American Fiction made money, but its box office was softer than it should have been. It won numerous awards at film festivals and was nominated for five Oscars, winning one (director Cord Jefferson for best adapted screenplay). Label it a black comedy in the traditional sense–humor derived from serious matters–but it is also a “black” film that delves into how stereotypes persist in American culture. It’s also a book within a book within two films. See it to understand to unravel that!

 

It is based on Percival Everett’s 2001 novel Erasure.  In all likelihood Everett poured himself into protagonist Dr. Thelonious “Monk” Ellison (Jeffrey Wright). The Ellisons defy conventional views of black families. Monk is a novelist/literature professor in Los Angeles, his sister Lisa (Tracee Ellis Ross) is a Massachusetts physician, and younger brother Cliff (Sterling K. Brown) a plastic surgeon in Arizona. That’s three advanced degrees from an upper-middle-class black family whose aging mother Agnes (Leslie Uggams) still lives in the family home in Brookline, as well as a beachfront home in Scituate. If you’re keeping score this is lily-white Massachusetts; Brookline is just 0.12 percent black, Scituate 0.08 percent. The family must confront the fact that Agnes is suffering from Alzheimer’s. They plan to assemble at the beach to discuss future options.

 

The Ellisons are a rich-in-property-money-stretched and parallel the woes of some British gentry. The old properties need work, Lisa is divorced, Cliff has bills and is grappling with coming out as gay, and Monk’s books aren’t selling. That’s because Monk is grounded in classics and refuses to write anything that demeans African Americans. His agent Arthur (John Ortiz) delivers the bad news that his new novel has been rejected by major publishers. Imagine Monk’s shock when Sintara Golden (Issa Rae) scores bigtime with We Lives in Da’ Ghetto. His frustration-based response is to churn out My Pafology under the pseudonym Stagg R. Leigh. (Look up the legend of Stagolee if you don’t know it.) Monk’s intent is to be so trashy and outrageous that the public will see how African Americans are lampooned. Arthur reluctantly sends it out and to Monk’s horror, the big publishers love it and up the ante for an advance. The more outrageous Monk/Stagg gets–including changing the title to Fuck–the more the media salivates. Monk and Arthur must improvise why they can’t meet Stagg, but there’s even a movie producer (Adam Brody) ready to film it. Monk stands to make major coin but the price is his dignity.

 

Fuck sells so well that it’s up for a major book award. Poor Monk finds himself on a five-person committee–another member is Sintara–to sift between the ten contenders.

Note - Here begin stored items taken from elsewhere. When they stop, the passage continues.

template <int WIDTH>
__global__ __launch_bounds__(RING_THREADS) void flagger_ring_kernel(const FusedParams p)
{
    constexpr int R = 64, W = WIDTH, H = WIDTH / 2;
    constexpr int G = RING_G, NSLOT = RING_NSLOT, STEPS = 64, NCHUNK = STEPS / G;
    constexpr int K = NSLOT / G;
    constexpr int PER_CHUNK = G / 2;
    static_assert(W % 2 == 1 && W <= 13 && 2 * H <= G * 3, "merging median only");
    typedef __attribute__((address_space(3))) void lds_void;
    extern __shared__ __attribute__((aligned(16))) char lds[];
    const int tid = threadIdx.x, lane = tid & 63;
    const int wave = __builtin_amdgcn_readfirstlane(tid >> 6);
    const int C = p.channels;
    double *list = (double *)(lds + RingLayout::RING_BYTES) + wave * RING_LIST_DOUBLES;
    int *ctrl = (int *)(lds + RingLayout::RING_BYTES + RingLayout::LIST_BYTES);
    const unsigned lds_base = (unsigned)(size_t)(lds_void *)lds;

    const int q = wave & 3, par = wave >> 2;
    const int rl = lane >> 2;
    const int chunk16 = (lane & 3) ^ ((rl >> 2) & 3);
    const size_t row_bytes = (size_t)p.vis_stride * 8;
    const unsigned lane_off = (unsigned)((size_t)(16 * q + rl) * 64 * row_bytes + (size_t)chunk16 * 16);
    const int pp = wave >> 1, hh = wave & 1;
    const int l16 = lane & 15;
    const unsigned rd_off = (lane >> 4) * 1024 + l16 * 64 + ((pp ^ ((l16 >> 2) & 3)) * 16) + 8 * hh;
    typedef const __attribute__((address_space(3))) char lds_cchar;
    typedef const __attribute__((address_space(3))) unsigned long long lds_cu64;
    lds_cchar *lds3 = (lds_cchar *)(lds_void *)lds;

    unsigned long long run_src = 0;
    const unsigned long long rb2 = 2 * (unsigned long long)row_bytes;
    const unsigned piece_base = __builtin_amdgcn_readfirstlane(lds_base + q * 1024);
    auto issue = [&](int slot) {
        unsigned pb = piece_base;
        asm volatile("" : "+s"(pb));
        const unsigned dst = pb + (unsigned)(slot + par) * RING_SLOT_BYTES;
        unsigned keep;
        asm volatile("s_mov_b32 %0, m0\n\ts_mov_b32 m0, %3\n\ts_nop 0\n\t"
                     "global_load_lds_dwordx4 %1, %2\n\ts_mov_b32 m0, %0"
                     : "=&s"(keep) : "v"(lane_off), "s"(run_src), "s"(dst) : "memory");
        run_src += rb2;
    };
    auto strip_base = [&](int strip) -> const char * {
        return (const char *)p.vis + (size_t)strip * (RING_STRIP * 8);
    };

    const int xcd = blockIdx.x & 7;
    const int per_list = (int)gridDim.x >> 3;
    const int t0 = p.n_static * per_list;
    auto static_strip = [&](int k) { return ring_strip_of(xcd, k * per_list + ((int)blockIdx.x >> 3)); };
    if (tid == 0) {
        int s0 = 0 < p.n_static ? static_strip(0) : ring_take(p.work, xcd, p.n_strips, t0);
        int s1 = -1;
        if (s0 >= 0) s1 = 1 < p.n_static ? static_strip(1) : ring_take(p.work, xcd, p.n_strips, t0);
        ctrl[0] = s0;
        ctrl[1] = s1;
    }
    __syncthreads();
    int cur = __builtin_amdgcn_readfirstlane(ctrl[0]), nxt = __builtin_amdgcn_readfirstlane(ctrl[1]);
    int k_strip = 0;
    auto finish = [&]() {
        if (tid == 0 && atomicAdd(&p.work[RING_WORK_DONE], 1u) == gridDim.x - 1u) {
#pragma unroll
            for (int k = RING_WORK_LIST; k <= RING_WORK_DONE; k++) p.work[k] = 0;
        }
    };
    if (cur < 0) {
        finish();
        return;
    }
#if RING_STAGGER > 0
    if ((blockIdx.x >> 3) & 1) {
#pragma unroll
        for (int i = 0; i < RING_STAGGER; i++) __builtin_amdgcn_s_sleep(127);
    }
#endif
    auto start_of = [&](int strip) -> unsigned long long {
        const unsigned long long a = (unsigned long long)strip_base(strip) + (unsigned long long)par * row_bytes;
        return ((unsigned long long)(unsigned)__builtin_amdgcn_readfirstlane((unsigned)(a >> 32)) << 32) |
               (unsigned long long)(unsigned)__builtin_amdgcn_readfirstlane((unsigned)a);
    };
    run_src = start_of(cur);
#pragma unroll
    for (int j = 0; j < NSLOT; j += 2) issue(j);
    float2 zz[2][G];
    auto read_chunk = [&](int chunk, float2 (&z)[G]) {
        unsigned ro = rd_off + ((chunk * G) % NSLOT) * RING_SLOT_BYTES;
        asm volatile("" : "+v"(ro));
#pragma unroll
        for (int g = 0; g < G; g++) {
            const unsigned long long w = *(lds_cu64 *)(lds3 + ro + g * RING_SLOT_BYTES);
            z[g] = make_float2(__uint_as_float((unsigned)w), __uint_as_float((unsigned)(w >> 32)));
        }
    };
    auto convert_chunk = [&](const float2 (&z)[G], float *a, unsigned &um) {
        static_assert(G == 4, "the pin below names four results");
        unsigned key = ~0u;
#pragma unroll
        for (int g = 0; g < G; g++) key &= ksp_abs_range_key(z[g].x, z[g].y);
#pragma unroll
        for (int g = 0; g < G; g += 2)
            ksp_abs_c64_inrange_x2(z[g].x, z[g].y, z[g + 1].x, z[g + 1].y, a[g], a[g + 1]);
        asm volatile("" : "+v"(a[0]), "+v"(a[1]), "+v"(a[2]), "+v"(a[3]));
        if (ksp_any((key & KSP_ABS_RANGE_BIT) == 0)) {
#pragma unroll
            for (int g = 0; g < G; g++) {
                a[g] = ksp_abs_c64(z[g].x, z[g].y);
                um = max(um, __float_as_uint(a[g]));
            }
        }
    };
    float amp_nxt[G];
    unsigned umax_nxt = 0;
    {
        constexpr int AH0 = (K - 1) * PER_CHUNK;
        __builtin_amdgcn_s_waitcnt(0x0070 | (AH0 & 15) | ((AH0 >> 4) << 14));
        __syncthreads();
        read_chunk(0, zz[0]);
        convert_chunk(zz[0], amp_nxt, umax_nxt);
    }
    const float nanv = __builtin_nanf("");
    const float2 *visf = (const float2 *)p.vis;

He is relieved that Sintara hates the book, but their bonding is short-lived when he politely asks how her book is any different from the despicable Fuck. Nothing goes according to plan, including the ways in which Monk’s natural diffidence and introversion complicates an on/off new romance with Coraline (Erika Alexander), a lawyer renting a house in Scituate across the street from the Ellisons.

 

You name the trope and American Fiction toys with it: the cancel culture, whites crawling over each to “honor” black people and define their “authentic” experiences, the vulgarity of pop culture, occupations, flamboyant gayness, how a “black” film score should sound, the romantic comedy genre, dress, speech, and manners patterns….  All of this provides perfect comic setups, but is it too much of a good thing?

 

Jeffrey Wright is (as always) magnificent as Monk, a cold fish who’d like to swim in warm water but doesn’t know how. Alexander does a great job of treading the line between an independent woman and a coquette, Uggams convincingly blinks in and out of reality, and though she’s not on screen long, Ross is an acerbic delight. Although I worry it was too much, Brown is true to the adage that if you decide to go over the top, go way over.

 

Some audiences were disappointed by the film’s resolution and it’s an open question whether Jefferson (and Percival) inadvertently reify some of the negative stereotypes they hope to obliterate? I’m still mulling this, but I suggest that you go with any inconsistencies you find. American Fiction is often amusing, but it’s also a quiet think-about-it powerhouse.